**WORK ITEM**
Your reply should hold only the lines from the records below where "float" occurs.

**Stored data entries**

== == ==

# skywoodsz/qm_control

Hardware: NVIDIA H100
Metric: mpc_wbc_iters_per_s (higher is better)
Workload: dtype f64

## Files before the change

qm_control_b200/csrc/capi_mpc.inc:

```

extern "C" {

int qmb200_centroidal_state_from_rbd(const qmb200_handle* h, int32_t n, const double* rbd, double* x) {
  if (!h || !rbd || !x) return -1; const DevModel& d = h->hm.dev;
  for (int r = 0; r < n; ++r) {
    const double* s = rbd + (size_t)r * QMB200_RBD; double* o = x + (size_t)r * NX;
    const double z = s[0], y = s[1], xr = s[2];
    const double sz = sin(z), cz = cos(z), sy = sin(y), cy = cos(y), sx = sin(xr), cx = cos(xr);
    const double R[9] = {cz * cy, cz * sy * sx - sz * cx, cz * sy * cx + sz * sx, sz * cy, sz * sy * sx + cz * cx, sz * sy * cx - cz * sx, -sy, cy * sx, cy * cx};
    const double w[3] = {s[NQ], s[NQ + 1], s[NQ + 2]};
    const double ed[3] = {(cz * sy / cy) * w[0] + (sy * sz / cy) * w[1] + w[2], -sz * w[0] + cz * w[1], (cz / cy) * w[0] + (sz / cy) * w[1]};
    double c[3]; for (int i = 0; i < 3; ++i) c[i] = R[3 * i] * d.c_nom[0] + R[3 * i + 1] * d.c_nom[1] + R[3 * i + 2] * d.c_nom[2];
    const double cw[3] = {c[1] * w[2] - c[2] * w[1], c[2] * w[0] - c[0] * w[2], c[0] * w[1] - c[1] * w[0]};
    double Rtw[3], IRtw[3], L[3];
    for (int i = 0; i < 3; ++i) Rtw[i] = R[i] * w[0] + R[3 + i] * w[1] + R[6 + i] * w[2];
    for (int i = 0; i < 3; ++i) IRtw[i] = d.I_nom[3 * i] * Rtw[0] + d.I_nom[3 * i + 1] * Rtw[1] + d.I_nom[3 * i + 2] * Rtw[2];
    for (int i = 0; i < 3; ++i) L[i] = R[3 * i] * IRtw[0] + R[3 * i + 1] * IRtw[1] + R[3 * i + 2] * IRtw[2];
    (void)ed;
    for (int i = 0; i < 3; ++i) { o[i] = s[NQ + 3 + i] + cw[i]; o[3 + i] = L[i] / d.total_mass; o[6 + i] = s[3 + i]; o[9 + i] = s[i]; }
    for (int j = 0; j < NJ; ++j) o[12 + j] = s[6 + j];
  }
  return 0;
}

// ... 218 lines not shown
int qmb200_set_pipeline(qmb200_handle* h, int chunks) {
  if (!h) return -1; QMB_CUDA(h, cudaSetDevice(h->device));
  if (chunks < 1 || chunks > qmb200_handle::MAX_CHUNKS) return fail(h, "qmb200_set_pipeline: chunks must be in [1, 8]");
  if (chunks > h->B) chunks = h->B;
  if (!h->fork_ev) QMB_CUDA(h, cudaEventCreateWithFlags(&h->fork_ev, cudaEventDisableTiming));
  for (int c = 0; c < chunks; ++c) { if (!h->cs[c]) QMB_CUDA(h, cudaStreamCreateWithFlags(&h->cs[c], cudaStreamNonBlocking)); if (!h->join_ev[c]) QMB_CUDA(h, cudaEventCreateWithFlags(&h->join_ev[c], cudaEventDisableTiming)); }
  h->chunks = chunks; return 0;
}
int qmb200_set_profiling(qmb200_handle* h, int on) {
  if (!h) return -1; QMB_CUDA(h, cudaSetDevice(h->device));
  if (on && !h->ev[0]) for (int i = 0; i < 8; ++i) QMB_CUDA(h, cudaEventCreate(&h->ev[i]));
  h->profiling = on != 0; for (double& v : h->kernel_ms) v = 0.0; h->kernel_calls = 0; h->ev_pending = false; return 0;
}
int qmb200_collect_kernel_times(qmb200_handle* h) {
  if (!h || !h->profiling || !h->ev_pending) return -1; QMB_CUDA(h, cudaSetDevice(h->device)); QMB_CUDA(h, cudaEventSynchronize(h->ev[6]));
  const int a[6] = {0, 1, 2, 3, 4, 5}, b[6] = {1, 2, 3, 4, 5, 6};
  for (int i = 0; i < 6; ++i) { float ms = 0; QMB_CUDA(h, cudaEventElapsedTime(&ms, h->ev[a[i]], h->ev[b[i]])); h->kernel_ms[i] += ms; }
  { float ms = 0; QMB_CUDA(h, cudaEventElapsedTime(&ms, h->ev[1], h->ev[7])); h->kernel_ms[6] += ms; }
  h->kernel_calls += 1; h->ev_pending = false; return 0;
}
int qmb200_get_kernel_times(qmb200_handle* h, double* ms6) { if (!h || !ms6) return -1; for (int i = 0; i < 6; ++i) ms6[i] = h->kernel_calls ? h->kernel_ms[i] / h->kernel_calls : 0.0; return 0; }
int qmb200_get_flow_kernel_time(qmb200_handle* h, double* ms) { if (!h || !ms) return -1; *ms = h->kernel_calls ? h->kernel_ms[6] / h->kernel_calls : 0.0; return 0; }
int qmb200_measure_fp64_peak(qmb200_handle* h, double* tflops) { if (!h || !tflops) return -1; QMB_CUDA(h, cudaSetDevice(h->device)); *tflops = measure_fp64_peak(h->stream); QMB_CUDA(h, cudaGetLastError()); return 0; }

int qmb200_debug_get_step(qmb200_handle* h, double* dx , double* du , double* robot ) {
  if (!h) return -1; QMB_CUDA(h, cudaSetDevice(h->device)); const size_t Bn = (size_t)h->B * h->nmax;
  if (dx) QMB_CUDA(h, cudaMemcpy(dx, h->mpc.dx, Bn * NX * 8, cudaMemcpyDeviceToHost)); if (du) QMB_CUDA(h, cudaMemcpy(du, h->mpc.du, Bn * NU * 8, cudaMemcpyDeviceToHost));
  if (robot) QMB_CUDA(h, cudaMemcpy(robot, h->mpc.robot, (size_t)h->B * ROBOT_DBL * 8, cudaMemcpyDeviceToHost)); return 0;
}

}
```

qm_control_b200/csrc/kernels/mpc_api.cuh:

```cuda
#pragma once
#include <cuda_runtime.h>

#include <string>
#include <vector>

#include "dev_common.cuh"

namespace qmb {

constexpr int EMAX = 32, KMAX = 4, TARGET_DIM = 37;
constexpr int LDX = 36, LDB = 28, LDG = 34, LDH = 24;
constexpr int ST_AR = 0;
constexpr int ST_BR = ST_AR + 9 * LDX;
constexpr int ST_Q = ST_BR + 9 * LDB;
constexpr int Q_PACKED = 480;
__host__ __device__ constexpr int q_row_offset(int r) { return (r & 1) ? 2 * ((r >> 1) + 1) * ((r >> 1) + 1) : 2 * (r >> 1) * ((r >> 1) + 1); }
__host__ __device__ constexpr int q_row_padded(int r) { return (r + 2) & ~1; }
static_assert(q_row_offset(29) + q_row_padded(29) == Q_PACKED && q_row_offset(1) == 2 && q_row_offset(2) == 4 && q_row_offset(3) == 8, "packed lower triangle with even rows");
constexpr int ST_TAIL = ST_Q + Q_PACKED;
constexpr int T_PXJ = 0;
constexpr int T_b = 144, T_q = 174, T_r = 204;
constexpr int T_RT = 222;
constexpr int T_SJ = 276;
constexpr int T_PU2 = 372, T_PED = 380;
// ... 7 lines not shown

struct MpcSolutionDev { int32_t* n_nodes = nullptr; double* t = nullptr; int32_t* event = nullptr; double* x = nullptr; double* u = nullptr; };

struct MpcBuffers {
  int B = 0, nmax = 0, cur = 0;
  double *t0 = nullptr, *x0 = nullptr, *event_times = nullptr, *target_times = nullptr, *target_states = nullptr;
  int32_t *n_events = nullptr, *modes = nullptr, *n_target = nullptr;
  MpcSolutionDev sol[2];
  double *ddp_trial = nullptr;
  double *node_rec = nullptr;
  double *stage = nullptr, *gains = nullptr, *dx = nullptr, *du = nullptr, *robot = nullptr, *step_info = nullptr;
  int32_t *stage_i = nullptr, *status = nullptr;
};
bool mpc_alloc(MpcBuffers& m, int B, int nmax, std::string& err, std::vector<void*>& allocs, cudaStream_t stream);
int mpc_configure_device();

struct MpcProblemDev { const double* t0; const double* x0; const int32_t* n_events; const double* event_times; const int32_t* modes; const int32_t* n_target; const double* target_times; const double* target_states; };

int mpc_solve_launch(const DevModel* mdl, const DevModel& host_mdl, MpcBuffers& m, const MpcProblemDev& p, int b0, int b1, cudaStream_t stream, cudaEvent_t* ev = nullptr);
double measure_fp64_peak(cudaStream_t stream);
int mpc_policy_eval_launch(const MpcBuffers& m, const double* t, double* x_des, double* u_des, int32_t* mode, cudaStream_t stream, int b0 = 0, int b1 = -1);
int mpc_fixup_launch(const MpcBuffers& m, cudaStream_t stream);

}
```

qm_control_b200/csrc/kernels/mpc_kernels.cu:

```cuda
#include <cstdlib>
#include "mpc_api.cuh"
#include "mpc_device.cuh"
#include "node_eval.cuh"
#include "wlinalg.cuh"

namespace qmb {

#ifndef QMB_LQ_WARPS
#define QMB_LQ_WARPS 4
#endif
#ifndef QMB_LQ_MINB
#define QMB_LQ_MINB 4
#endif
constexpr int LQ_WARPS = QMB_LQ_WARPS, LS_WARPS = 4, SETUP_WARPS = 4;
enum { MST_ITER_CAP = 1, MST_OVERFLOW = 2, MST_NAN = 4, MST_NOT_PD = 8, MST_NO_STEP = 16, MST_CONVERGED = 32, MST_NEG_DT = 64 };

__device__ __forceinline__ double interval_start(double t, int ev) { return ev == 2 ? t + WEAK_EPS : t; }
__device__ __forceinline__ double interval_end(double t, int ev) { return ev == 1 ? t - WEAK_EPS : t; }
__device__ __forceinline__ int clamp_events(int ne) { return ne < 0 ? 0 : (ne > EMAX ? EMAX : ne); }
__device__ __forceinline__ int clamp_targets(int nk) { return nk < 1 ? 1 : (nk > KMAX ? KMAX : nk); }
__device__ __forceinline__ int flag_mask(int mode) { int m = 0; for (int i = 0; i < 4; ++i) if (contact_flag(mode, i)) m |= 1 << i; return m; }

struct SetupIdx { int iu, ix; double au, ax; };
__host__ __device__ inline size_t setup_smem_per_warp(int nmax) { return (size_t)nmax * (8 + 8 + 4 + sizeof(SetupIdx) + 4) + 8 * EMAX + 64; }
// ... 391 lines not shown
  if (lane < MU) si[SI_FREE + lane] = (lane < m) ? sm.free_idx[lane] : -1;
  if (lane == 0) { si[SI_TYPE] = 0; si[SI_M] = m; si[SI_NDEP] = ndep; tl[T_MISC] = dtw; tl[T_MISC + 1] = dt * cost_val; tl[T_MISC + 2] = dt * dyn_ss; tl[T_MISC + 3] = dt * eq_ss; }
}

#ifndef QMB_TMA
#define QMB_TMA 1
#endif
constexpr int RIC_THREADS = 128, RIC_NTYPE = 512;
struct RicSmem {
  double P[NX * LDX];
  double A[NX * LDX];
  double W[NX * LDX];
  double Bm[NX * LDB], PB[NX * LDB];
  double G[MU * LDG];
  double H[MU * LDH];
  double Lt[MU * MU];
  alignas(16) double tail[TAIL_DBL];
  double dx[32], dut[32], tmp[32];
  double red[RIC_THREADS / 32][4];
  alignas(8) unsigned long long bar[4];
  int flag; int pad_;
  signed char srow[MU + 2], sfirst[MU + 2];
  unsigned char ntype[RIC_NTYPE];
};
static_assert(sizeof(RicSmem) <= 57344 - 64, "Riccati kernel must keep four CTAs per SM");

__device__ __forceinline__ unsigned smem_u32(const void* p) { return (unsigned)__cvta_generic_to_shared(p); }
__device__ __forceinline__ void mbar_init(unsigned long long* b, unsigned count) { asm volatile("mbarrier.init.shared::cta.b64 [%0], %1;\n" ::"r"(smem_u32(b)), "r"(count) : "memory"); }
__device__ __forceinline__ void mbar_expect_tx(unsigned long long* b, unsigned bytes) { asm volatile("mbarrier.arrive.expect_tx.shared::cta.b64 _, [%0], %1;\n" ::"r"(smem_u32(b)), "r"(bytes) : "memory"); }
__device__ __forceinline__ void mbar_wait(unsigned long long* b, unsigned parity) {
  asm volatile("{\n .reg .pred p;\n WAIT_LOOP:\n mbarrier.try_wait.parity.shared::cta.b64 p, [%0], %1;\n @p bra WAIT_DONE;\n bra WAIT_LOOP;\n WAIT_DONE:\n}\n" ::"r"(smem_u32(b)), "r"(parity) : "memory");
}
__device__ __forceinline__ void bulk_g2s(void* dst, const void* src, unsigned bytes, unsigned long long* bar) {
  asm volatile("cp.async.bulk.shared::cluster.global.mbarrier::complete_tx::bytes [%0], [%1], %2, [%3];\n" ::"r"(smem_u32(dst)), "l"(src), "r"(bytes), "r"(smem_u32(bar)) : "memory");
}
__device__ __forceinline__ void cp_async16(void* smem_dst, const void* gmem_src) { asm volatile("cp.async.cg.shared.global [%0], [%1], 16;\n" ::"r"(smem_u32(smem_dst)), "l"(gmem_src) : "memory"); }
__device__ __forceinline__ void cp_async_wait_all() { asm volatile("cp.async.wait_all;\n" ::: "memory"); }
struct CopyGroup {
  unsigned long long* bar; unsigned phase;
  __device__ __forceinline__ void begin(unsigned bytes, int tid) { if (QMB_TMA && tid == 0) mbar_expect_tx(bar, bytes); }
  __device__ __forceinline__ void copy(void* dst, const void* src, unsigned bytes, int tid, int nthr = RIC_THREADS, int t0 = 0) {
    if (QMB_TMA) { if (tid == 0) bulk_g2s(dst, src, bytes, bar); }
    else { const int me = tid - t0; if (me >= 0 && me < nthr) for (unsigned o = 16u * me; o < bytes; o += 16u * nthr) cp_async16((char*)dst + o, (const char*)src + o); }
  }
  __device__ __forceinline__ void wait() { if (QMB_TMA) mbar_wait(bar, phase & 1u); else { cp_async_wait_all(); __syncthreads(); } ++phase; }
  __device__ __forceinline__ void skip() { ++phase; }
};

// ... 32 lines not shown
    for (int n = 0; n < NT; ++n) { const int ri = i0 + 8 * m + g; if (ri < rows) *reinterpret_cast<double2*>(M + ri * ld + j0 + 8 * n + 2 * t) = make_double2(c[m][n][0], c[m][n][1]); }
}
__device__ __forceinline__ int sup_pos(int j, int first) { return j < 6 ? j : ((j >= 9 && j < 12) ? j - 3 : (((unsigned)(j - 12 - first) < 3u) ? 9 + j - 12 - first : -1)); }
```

== == ==

**WRITTEN SOLUTION**
  for (int i = 0; i < 6; ++i) { float ms = 0; QMB_CUDA(h, cudaEventElapsedTime(&ms, h->ev[a[i]], h->ev[b[i]])); h->kernel_ms[i] += ms; }
  { float ms = 0; QMB_CUDA(h, cudaEventElapsedTime(&ms, h->ev[1], h->ev[7])); h->kernel_ms[6] += ms; }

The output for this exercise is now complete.